*ASSIGNMENT:*
Please look for the string "visited" below and report every line in which it occurs.

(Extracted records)
▬▬▬
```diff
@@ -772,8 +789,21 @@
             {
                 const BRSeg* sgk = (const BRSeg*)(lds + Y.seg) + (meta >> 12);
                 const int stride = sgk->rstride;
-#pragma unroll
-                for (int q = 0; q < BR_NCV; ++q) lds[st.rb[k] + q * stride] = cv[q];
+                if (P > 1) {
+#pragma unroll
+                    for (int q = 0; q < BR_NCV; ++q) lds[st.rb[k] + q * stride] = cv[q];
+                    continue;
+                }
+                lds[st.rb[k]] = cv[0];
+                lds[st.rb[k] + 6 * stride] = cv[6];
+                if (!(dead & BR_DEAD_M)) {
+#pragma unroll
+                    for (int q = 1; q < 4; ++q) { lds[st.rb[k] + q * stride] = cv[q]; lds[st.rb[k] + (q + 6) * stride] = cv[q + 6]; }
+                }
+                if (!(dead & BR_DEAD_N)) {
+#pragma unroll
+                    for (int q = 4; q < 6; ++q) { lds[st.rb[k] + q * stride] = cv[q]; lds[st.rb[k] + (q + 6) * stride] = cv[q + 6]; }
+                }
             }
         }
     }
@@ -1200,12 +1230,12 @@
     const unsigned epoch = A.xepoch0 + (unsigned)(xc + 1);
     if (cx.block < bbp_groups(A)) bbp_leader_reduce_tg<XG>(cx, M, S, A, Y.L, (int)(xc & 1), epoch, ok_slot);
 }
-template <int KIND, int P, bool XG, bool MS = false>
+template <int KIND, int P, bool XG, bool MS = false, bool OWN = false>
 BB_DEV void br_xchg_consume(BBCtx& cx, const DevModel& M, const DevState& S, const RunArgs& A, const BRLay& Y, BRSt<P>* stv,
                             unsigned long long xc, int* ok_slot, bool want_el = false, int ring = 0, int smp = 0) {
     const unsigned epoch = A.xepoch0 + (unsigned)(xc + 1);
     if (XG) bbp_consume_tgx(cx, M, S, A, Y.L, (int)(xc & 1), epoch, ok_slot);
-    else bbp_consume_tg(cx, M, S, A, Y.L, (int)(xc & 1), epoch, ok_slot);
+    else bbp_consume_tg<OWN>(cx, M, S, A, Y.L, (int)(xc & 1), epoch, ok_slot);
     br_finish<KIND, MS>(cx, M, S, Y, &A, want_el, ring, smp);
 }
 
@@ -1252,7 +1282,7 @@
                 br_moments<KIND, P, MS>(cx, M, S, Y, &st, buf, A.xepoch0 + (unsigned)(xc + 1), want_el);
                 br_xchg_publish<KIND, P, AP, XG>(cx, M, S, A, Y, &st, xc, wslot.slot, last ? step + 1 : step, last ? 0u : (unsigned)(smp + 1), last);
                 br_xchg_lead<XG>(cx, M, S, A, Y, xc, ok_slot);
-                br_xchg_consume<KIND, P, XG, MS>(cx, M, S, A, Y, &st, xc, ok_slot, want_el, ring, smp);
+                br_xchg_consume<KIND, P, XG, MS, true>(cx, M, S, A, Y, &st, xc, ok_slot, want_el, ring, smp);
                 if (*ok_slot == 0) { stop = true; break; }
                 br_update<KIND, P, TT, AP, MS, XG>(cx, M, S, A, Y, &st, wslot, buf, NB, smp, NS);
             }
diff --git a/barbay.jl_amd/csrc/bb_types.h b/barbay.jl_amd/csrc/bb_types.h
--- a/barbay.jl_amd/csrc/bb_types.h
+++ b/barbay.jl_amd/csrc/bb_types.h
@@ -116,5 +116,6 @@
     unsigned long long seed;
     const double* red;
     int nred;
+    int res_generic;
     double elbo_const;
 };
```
▬▬▬
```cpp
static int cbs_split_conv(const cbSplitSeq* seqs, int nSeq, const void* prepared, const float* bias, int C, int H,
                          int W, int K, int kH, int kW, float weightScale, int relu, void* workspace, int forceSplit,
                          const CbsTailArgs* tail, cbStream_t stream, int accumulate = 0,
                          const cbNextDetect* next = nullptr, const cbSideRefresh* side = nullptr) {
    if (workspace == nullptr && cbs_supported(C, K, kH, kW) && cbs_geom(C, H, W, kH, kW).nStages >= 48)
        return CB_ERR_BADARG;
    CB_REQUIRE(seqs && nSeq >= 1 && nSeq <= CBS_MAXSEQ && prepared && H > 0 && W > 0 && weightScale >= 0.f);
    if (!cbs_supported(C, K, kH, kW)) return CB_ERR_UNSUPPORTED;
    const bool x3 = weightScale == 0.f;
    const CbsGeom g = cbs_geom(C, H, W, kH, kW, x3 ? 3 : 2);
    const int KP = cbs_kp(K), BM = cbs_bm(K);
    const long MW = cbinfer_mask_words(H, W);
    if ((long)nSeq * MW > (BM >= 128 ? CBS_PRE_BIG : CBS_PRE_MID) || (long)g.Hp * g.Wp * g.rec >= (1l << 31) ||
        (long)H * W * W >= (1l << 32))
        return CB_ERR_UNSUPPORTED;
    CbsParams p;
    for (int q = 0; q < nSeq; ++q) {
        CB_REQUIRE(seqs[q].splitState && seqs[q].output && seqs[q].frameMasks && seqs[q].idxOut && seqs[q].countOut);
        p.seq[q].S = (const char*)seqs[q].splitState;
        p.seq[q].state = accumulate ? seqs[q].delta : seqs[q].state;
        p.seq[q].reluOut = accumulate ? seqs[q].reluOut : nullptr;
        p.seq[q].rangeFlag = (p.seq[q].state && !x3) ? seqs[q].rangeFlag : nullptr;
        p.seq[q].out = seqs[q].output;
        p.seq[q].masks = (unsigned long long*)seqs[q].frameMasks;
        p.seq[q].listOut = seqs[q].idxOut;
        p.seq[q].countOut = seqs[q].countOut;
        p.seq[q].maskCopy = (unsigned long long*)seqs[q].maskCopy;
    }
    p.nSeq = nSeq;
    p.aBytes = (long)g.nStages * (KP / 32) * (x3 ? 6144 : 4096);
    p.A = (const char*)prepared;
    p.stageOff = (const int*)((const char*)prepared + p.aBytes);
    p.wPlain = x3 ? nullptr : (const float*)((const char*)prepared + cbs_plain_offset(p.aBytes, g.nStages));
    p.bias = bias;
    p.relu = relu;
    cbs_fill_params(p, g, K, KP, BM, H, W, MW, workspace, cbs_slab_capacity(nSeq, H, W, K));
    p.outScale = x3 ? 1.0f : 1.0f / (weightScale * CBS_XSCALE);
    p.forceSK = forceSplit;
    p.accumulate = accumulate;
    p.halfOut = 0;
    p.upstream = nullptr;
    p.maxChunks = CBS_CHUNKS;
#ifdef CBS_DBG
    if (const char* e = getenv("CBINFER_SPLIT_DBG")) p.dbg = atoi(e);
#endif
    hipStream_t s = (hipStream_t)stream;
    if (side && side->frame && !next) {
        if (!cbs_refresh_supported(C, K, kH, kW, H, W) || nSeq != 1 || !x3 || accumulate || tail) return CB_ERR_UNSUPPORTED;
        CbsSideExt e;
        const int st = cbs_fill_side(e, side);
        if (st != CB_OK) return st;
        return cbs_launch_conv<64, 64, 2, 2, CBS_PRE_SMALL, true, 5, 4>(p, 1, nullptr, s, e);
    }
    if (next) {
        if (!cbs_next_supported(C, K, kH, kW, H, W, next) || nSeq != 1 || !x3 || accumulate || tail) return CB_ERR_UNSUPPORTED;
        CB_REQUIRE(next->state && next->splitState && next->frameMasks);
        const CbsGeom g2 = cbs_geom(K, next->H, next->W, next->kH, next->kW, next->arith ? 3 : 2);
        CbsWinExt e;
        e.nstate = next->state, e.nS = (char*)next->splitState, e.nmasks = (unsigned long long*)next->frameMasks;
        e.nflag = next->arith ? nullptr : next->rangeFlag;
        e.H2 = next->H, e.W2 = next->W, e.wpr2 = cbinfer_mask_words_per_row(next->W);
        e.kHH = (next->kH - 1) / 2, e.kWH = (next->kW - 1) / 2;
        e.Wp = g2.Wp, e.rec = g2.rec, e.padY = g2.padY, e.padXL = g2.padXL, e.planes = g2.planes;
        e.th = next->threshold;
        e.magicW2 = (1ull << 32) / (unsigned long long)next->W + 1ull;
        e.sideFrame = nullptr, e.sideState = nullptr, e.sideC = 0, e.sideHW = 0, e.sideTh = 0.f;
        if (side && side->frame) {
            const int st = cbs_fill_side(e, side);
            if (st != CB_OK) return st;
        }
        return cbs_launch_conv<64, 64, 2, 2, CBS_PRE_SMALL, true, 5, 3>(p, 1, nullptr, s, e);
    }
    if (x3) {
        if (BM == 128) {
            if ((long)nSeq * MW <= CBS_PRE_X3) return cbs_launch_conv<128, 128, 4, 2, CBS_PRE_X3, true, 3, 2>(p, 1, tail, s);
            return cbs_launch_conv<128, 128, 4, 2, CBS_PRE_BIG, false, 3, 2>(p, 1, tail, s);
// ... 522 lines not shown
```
▬▬▬
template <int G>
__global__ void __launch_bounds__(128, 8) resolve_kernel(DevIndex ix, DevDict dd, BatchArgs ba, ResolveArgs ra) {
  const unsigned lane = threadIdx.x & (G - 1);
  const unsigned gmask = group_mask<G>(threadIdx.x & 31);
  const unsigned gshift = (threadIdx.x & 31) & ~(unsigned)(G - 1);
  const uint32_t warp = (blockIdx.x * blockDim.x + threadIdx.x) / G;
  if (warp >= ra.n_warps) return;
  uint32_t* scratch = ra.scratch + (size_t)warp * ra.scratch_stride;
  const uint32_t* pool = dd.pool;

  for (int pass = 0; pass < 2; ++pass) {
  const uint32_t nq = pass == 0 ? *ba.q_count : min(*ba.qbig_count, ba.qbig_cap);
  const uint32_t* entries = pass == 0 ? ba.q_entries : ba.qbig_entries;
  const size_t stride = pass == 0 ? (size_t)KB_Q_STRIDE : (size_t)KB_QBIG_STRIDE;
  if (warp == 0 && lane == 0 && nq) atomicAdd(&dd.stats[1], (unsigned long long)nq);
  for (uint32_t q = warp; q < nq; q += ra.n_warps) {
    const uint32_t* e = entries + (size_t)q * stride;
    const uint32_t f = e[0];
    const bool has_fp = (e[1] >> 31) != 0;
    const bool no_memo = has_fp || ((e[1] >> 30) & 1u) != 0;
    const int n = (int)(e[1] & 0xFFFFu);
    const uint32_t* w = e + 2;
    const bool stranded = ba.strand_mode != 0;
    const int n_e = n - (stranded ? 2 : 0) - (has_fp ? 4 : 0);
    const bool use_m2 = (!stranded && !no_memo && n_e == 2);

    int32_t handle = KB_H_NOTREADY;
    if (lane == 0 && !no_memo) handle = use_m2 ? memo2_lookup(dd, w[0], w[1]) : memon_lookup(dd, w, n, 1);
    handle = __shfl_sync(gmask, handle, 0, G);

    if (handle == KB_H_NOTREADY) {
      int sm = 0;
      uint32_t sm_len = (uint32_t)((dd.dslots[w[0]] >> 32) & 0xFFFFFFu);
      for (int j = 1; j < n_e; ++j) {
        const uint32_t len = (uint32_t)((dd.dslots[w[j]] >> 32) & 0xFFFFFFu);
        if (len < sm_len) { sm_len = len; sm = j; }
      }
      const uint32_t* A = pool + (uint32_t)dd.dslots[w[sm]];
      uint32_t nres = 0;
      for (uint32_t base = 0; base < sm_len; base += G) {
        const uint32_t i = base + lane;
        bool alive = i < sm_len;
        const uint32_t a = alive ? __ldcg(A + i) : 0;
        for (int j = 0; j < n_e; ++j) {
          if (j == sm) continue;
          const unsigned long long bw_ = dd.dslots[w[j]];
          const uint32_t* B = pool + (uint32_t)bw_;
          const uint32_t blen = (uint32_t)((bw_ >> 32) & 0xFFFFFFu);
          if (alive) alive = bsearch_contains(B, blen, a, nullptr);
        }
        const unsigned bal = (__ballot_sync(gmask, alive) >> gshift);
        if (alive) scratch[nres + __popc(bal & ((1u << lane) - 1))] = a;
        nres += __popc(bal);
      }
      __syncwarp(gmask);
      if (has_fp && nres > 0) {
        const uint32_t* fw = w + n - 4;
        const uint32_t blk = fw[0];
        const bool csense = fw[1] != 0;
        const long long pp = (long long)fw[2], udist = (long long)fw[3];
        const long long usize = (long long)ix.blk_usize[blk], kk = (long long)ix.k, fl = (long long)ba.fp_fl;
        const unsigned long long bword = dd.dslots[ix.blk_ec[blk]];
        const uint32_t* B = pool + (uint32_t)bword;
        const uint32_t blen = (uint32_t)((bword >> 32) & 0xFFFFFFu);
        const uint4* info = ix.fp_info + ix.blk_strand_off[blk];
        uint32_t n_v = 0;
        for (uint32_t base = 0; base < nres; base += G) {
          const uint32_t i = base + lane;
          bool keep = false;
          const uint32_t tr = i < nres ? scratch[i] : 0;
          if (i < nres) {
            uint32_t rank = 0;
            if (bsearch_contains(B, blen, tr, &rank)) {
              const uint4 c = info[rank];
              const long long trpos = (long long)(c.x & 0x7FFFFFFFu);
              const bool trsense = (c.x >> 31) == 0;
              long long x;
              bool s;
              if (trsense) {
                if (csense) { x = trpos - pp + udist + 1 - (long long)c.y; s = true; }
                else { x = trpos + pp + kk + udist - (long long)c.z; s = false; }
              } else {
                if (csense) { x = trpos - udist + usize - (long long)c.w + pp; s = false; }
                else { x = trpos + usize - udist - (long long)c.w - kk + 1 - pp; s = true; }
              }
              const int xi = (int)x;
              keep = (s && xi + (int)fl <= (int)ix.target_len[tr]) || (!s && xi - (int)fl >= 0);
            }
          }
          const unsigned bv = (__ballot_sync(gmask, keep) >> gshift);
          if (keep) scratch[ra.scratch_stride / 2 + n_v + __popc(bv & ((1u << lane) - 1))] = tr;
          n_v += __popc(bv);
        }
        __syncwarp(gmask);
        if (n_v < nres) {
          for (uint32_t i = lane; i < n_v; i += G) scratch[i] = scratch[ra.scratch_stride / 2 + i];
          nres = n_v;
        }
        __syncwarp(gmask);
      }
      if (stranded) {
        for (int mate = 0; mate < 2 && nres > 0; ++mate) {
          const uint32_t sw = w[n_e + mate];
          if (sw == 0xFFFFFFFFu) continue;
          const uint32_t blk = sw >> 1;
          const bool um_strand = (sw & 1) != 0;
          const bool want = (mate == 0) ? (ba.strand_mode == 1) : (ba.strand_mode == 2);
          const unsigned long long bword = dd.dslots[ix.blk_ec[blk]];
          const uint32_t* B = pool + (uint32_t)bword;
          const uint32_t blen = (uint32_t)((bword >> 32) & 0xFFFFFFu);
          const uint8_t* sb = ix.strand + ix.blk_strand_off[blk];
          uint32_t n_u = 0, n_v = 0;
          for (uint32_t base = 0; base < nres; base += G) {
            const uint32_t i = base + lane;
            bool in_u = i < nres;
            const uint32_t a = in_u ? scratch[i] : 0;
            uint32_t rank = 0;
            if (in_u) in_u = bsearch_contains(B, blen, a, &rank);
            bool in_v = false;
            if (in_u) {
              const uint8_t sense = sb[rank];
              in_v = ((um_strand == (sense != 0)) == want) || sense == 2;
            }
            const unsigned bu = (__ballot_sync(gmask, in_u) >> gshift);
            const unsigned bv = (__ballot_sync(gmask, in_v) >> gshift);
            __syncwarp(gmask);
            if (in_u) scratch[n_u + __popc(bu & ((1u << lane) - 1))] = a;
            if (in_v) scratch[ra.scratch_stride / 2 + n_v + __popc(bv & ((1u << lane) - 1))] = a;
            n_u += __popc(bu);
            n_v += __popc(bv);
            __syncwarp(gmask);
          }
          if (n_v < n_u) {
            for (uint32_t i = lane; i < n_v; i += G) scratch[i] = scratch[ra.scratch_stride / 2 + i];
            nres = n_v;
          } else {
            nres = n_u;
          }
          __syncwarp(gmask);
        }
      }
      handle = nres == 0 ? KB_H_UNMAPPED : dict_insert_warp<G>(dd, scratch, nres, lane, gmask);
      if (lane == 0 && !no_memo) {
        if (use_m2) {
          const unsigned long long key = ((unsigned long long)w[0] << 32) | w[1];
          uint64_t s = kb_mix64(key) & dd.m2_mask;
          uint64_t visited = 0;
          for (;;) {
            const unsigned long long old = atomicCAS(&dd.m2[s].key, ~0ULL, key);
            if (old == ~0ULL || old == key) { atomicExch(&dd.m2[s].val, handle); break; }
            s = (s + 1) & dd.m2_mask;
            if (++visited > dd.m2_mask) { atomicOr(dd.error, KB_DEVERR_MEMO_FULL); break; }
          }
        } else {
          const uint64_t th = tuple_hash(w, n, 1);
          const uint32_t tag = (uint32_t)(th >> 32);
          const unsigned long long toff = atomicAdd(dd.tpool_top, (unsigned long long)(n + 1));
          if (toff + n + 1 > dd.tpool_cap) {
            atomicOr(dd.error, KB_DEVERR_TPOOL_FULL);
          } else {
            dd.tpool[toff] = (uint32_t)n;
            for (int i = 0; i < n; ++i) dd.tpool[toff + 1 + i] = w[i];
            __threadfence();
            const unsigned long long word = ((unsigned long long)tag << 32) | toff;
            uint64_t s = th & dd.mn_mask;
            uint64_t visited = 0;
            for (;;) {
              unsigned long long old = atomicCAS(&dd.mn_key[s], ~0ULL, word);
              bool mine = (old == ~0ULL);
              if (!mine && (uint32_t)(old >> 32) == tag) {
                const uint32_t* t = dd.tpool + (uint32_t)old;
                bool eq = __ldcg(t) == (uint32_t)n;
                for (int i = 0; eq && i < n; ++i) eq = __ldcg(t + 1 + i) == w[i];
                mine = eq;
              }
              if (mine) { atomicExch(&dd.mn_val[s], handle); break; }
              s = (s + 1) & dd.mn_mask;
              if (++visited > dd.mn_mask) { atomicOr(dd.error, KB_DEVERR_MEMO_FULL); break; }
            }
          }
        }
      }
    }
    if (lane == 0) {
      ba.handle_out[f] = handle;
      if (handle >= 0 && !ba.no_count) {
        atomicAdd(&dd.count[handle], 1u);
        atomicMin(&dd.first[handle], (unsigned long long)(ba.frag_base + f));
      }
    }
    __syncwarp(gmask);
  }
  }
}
▬▬▬
*YOUR SOLUTION:*
          uint64_t visited = 0;
            if (++visited > dd.m2_mask) { atomicOr(dd.error, KB_DEVERR_MEMO_FULL); break; }
            uint64_t visited = 0;
              if (++visited > dd.mn_mask) { atomicOr(dd.error, KB_DEVERR_MEMO_FULL); break; }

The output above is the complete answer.